WHAT THE EXERCISE ASKS: Find the lines of the records in which the word "volatile" appears and report how many there are, as a number alone.

INFORMATION:
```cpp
struct ra_ctx {
    int device = 0;
    std::vector<HintSlot> hints;
    int call_no = 0;
    HintSlot* cur_hint = nullptr;
    PinRing pin;
    ra_gate* gate = nullptr;
    ra_config cfg{};
    bool have_cfg = false, have_weights = false, have_frame = false;
    bool k3cc_ok = true;
    std::map<std::string, std::vector<float>> state_dict;
    std::vector<float> heads_theta;
    HostNets host;
    DevBuf sarena, sarena_pairs, sarena_c, fwd_arena, bwd_arena, shead_row, barena, cond_r0, cond_r4, cond_c3, b_r0, b_r4, b_c3, light_xyz, light_area, light_sharp, light_dir;
    int n_lights = 0;
    DevBuf light_xyz_loaded;
    DevBuf key_mask, key_share;
    bool key_valid = false;
    bool key_external = false;
    FrameState fr{};
    DevBuf fR, fTh, fvertA, fpverts4, fpnorm, ftverts, fbias_r0, fbias_r4, fbias_c3, fcond, fbvh_pts, fbvh_pairs, fbvh_order;
    bool use_bvh = true;
    DevBuf adj_start, adj_list, adj_dfaces;
    unsigned long long adj_hash = 0;
    int adj_n_faces = 0, adj_n_verts = 0;
    std::map<std::string, DevBuf> scratch;
    DevBuf dcounters;
    int fc_next = 0;
    bool fc_wrapped = false;
    bool cnt_zero = false;
    uint64_t n_coarse = 0, n_shaded = 0;
    bool timing = false;
    std::vector<std::pair<hipEvent_t, hipEvent_t>> ev_pool;
    std::vector<int> ev_kind;
    size_t ev_used = 0;

    template <typename T> T* buf(const std::string& name, size_t count, int* err) {
        DevBuf& b = scratch[name];
        if (b.ensure(count * sizeof(T))) { *err = 1; return nullptr; }
        return b.as<T>();
    }
};

int ra_pack_weights(ra_ctx* ctx, std::string& err);
```

relightableavatar_amd/csrc/ra_k3.hpp:

```cpp
#include "ra_stream.hpp"
#include "ra_k3_pe.hpp"

#ifdef RA_TIMESTAMPS
__device__ long long ra_k3_ts[256 * 48];
extern "C" int ra_k3_read_timestamps(long long* out) { return (int)hipMemcpyFromSymbol(out, HIP_SYMBOL(ra_k3_ts), sizeof(ra_k3_ts)); }
#define RA_STAMP(p, k) do { if (p) { __builtin_amdgcn_sched_barrier(0); (p)[k] = __builtin_readcyclecounter(); __builtin_amdgcn_sched_barrier(0); } } while (0)
#else
#define RA_STAMP(p, k) do { } while (0)
#endif

namespace {

template <typename E, int NW, bool LAST, int ACT, int PEL, bool LO, typename PipeT>
__device__ __forceinline__ f32x16 run_net(PipeT& P, const float (&x)[3], const float* bias , int h, long long* ts) {
    u32x4 B0[16], B1[16], Bp[4];
    f32x16 accA, accB;
    pe_frags<E, PEL, LO>(Bp, x, h);
    layer<E, NW, 4, ACT, ACT, false>(P, accA, accB, B0 , Bp, B0, bias, h);
    RA_STAMP(ts, 0);
    layer<E, NW, 16, ACT, ACT, true>(P, accA, accB, B0, Bp, B1, bias + 256, h);
    RA_STAMP(ts, 1);
    layer<E, NW, 16, ACT, ACT, true>(P, accA, accB, B1, Bp, B0, bias + 512, h);
    RA_STAMP(ts, 2);
    if constexpr (LO) {
        layer<E, NW, 16, ACT, ACT, true, PipeT, 7>(P, accA, accB, B0, Bp, B1, bias + 768, h);
        RA_STAMP(ts, 3);
        layer<E, NW, 18, ACT, ACT, true, PipeT, 8, 14, 7>(P, accB, accA, B1, Bp, B0, bias + 1024, h);
        RA_STAMP(ts, 4);
        layer<E, NW, 16, ACT, ACT, true>(P, accB, accA, B0, Bp, B1, bias + 1280, h);
        RA_STAMP(ts, 5);
        layer<E, NW, 16, ACT, ACT, true>(P, accB, accA, B1, Bp, B0, bias + 1536, h);
        RA_STAMP(ts, 6);
        layer<E, NW, 16, ACT, ACT, true>(P, accB, accA, B0, Bp, B1, bias + 1792, h);
        RA_STAMP(ts, 7);
        row_block<E, NW, 0, 16, ACT, true, true, LAST>(P, accB, accA, B1, Bp, B1[14], B1[15], bias + 2048, h);
        RA_STAMP(ts, 8);
        return accB;
    } else {
        layer<E, NW, 16, ACT, ACT, true>(P, accA, accB, B0, Bp, B1, bias + 768, h);
        RA_STAMP(ts, 3);
        layer<E, NW, 20, ACT, ACT, true>(P, accA, accB, B1, Bp, B0, bias + 1024, h);
        RA_STAMP(ts, 4);
        layer<E, NW, 16, ACT, ACT, true>(P, accA, accB, B0, Bp, B1, bias + 1280, h);
        RA_STAMP(ts, 5);
        layer<E, NW, 16, ACT, ACT, true>(P, accA, accB, B1, Bp, B0, bias + 1536, h);
        RA_STAMP(ts, 6);
        layer<E, NW, 16, ACT, ACT, true>(P, accA, accB, B0, Bp, B1, bias + 1792, h);
        RA_STAMP(ts, 7);
        row_block<E, NW, 0, 16, ACT, true, true, LAST>(P, accA, accB, B1, Bp, B1[14], B1[15], bias + 2048, h);
        RA_STAMP(ts, 8);
        return accA;
    }
}

template <typename E, int NW, bool LAST, int ACT, int PEL, bool LO, typename PipeT>
__device__ __forceinline__ f32x16 run_net_pairs(PipeT& P, const float (&x)[3], const float* bias, int h, long long* ts) {
    u32x4 B0[16], B1[16], Bp[4];
    f32x16 a0, a1, b0, b1;
    pe_frags<E, PEL, LO>(Bp, x, h);
    layer_pairs<E, NW, 4, ACT, ACT, false>(P, a0, a1, b0, b1, B0 , Bp, B0, bias, h);
    RA_STAMP(ts, 0);
    layer_pairs<E, NW, 16, ACT, ACT, true>(P, a0, a1, b0, b1, B0, Bp, B1, bias + 256, h);
    RA_STAMP(ts, 1);
    layer_pairs<E, NW, 16, ACT, ACT, true>(P, a0, a1, b0, b1, B1, Bp, B0, bias + 512, h);
    RA_STAMP(ts, 2);
    layer_pairs<E, NW, 16, ACT, ACT, true>(P, a0, a1, b0, b1, B0, Bp, B1, bias + 768, h);
    RA_STAMP(ts, 3);
    layer_pairs<E, NW, 20, ACT, ACT, true>(P, a0, a1, b0, b1, B1, Bp, B0, bias + 1024, h);
    RA_STAMP(ts, 4);
    layer_pairs<E, NW, 16, ACT, ACT, true>(P, a0, a1, b0, b1, B0, Bp, B1, bias + 1280, h);
    RA_STAMP(ts, 5);
    layer_pairs<E, NW, 16, ACT, ACT, true>(P, a0, a1, b0, b1, B1, Bp, B0, bias + 1536, h);
    RA_STAMP(ts, 6);
    layer_pairs<E, NW, 16, ACT, ACT, true>(P, a0, a1, b0, b1, B0, Bp, B1, bias + 1792, h);
    RA_STAMP(ts, 7);
    row_blocks<E, NW, 1, 0, 16, ACT, true, true, LAST>(P, a0, a1, b0, b1, B1, Bp, B1[12], B1[13], B1[14], B1[15], bias + 2048, h);
    RA_STAMP(ts, 8);
    return a0;
}

template <typename E, int NW>
__global__ __launch_bounds__(64 * NW, NW == 8 ? 2 : 1) void mlp_sdf_stream_kernel(GeoNet net, const void* __restrict__ stream, const float* __restrict__ ba,
                                                                      FrameState fr, MlpIO io) {
    __shared__ __attribute__((aligned(16))) StSmem<E> sm;
    const int tid = threadIdx.x, lane = tid & 63, wave = __builtin_amdgcn_readfirstlane(tid >> 6);
    const int h = lane >> 5, c = lane & 31;
    constexpr int ST_TM = 32 * NW;
    for (int i = tid; i < BIAS_ROWS * 256; i += 64 * NW) {
        const int row = i >> 8, r = i & 255;
        float v = 0.f;
        if (row < 8) v = row == 0 ? fr.bias_r0[r] : (row == 4 ? fr.bias_r4[r] : ba[net.r[row].bias + r]);
        else if (row == 8) v = r < 32 ? ba[net.rhead.bias + r] : 0.f;
        else if (row < 17) v = ba[net.s[row - 9].bias + r] * SP_SCALE;
        else v = r < 32 ? ba[net.shead.bias + r] * SP_SCALE : 0.f;
        sm.bias[i] = v;
    }
    if (tid == 0) sm.count = *io.count;
    __syncthreads();
    const int count = sm.count;
    if (blockIdx.x == 0 && tid == 0 && io.counters) {
        atomicAdd(&io.counters->n_fine_sdf, (unsigned long long)count);
        if (NW == 8) atomicAdd(&io.counters->n_fine_sdf_wide, (unsigned long long)count);
    }
    const int ntiles = (count + ST_TM - 1) / ST_TM;
    if ((int)blockIdx.x >= ntiles) return;

    constexpr bool PAIRS = NW < 8;
    constexpr int STAGES = PAIRS ? ST_STAGES : ST_STAGES_TRIM;
    Pipe<E, NW, STAGES, PAIRS ? 8 : ST_PF> P;
    P.g = reinterpret_cast<const char*>(stream);
    P.voff = wave * (16 / NW) * 1024 + lane * 16;
    P.ring = reinterpret_cast<const char*>(sm.ring) + lane * 16;
    P.ring_addr = (unsigned)(size_t)sm.ring + wave * (16 / NW) * 1024;
    P.slot = ST_RING - 1;
    P.sstage = STAGES - 1;
    P.rd = P.ring;
    asm volatile("s_waitcnt vmcnt(0)" ::: "memory");
#pragma unroll
    for (int st = 0; st < ST_AHEAD; ++st) P.issue(st, st);

    long long* ts = nullptr;
#ifdef RA_TIMESTAMPS
    int tiles_done = 0;
#endif
    const int G = gridDim.x;
    const int full = ntiles / G, remt = ntiles - full * G;
    const bool spread = NW == 8 && full >= 1 && remt > 0 && 4 * remt <= G;
    int wact = NW, tail_start = 0;
    if (spread) {
        const int base = full * G * ST_TM;
        wact = (count - base + 32 * G - 1) / (32 * G);
        tail_start = base + (int)blockIdx.x * 32 * wact;
    }
    const int n_it = full + ((spread ? tail_start < count : (int)blockIdx.x < remt) ? 1 : 0);
    for (int it = 0; it < n_it; ++it) {
        const bool spread_tile = spread && it == full;
#ifdef RA_TIMESTAMPS
        ts = (wave == 0 && lane == 0 && it == 0) ? ra_k3_ts + blockIdx.x * 48 : nullptr;
        RA_STAMP(ts, 0);
        if (ts) ts += 1;
#endif
        if (spread_tile && wave >= wact) {
            for (int st = 0; st < STAGES; ++st) P.sync_stage();
            asm volatile("s_waitcnt vmcnt(0)" ::: "memory");
            continue;
        }
        const int s = spread_tile ? tail_start + wave * 32 + c : (it * G + (int)blockIdx.x) * ST_TM + wave * 32 + c;
        float x[3] = {0.f, 0.f, 0.f};
        int pidx = 0;
        float smpl = 0.f;
        if (s < count) {
            x[0] = io.bpts[3 * s]; x[1] = io.bpts[3 * s + 1]; x[2] = io.bpts[3 * s + 2];
            pidx = io.idx[s];
            if (io.smooth) smpl = io.sdf[pidx];
        }
        static_for<0, decltype(P)::PF>([&](auto f_) { P.template fetch<decltype(f_)::value>(); });
        f32x16 hr;
        if constexpr (PAIRS) hr = run_net_pairs<E, NW, false, ACT_RELU, 10, false>(P, x, sm.bias, h, ts);
        else hr = run_net<E, NW, false, ACT_RELU, 10, false>(P, x, sm.bias, h, ts);
        float cp[3];
#pragma unroll
        for (int k = 0; k < 3; ++k) {
            const float r = tanhf(hr[k]) * io.resd_limit;
            cp[k] = x[k] + __shfl(r, c);
        }
        f32x16 hs;
        if constexpr (PAIRS) hs = run_net_pairs<E, NW, true, ACT_SOFTPLUS, 8, true>(P, cp, sm.bias + 9 * 256, h, ts ? ts + 9 : nullptr);
        else hs = run_net<E, NW, true, ACT_SOFTPLUS, 8, true>(P, cp, sm.bias + 9 * 256, h, ts ? ts + 9 : nullptr);
        if (h == 0 && s < count) {
            float d = hs[0] * SP_INV;
            if (io.smooth) {
                const float r = fminf(fmaxf(fabsf(d) / io.dist_th, 0.f), 1.f);
                d = smpl * r + d * (1.f - r);
            }
            io.sdf[pidx] = d;
        }
        asm volatile("s_waitcnt vmcnt(0)" ::: "memory");
#ifdef RA_TIMESTAMPS
        RA_STAMP(ts, 18);
        ++tiles_done;
        if (wave == 0 && lane == 0) {
            long long* t0 = ra_k3_ts + blockIdx.x * 48;
            t0[20] = __builtin_readcyclecounter(); t0[21] = tiles_done;
            unsigned xcc;
            asm volatile("s_getreg_b32 %0, hwreg(HW_REG_XCC_ID)" : "=s"(xcc));
            t0[22] = xcc & 0xf;
        }
#endif
    }
    asm volatile("s_waitcnt vmcnt(0)" ::: "memory");
    __builtin_amdgcn_s_barrier();
}

}
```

EXERCISE RESULT: 5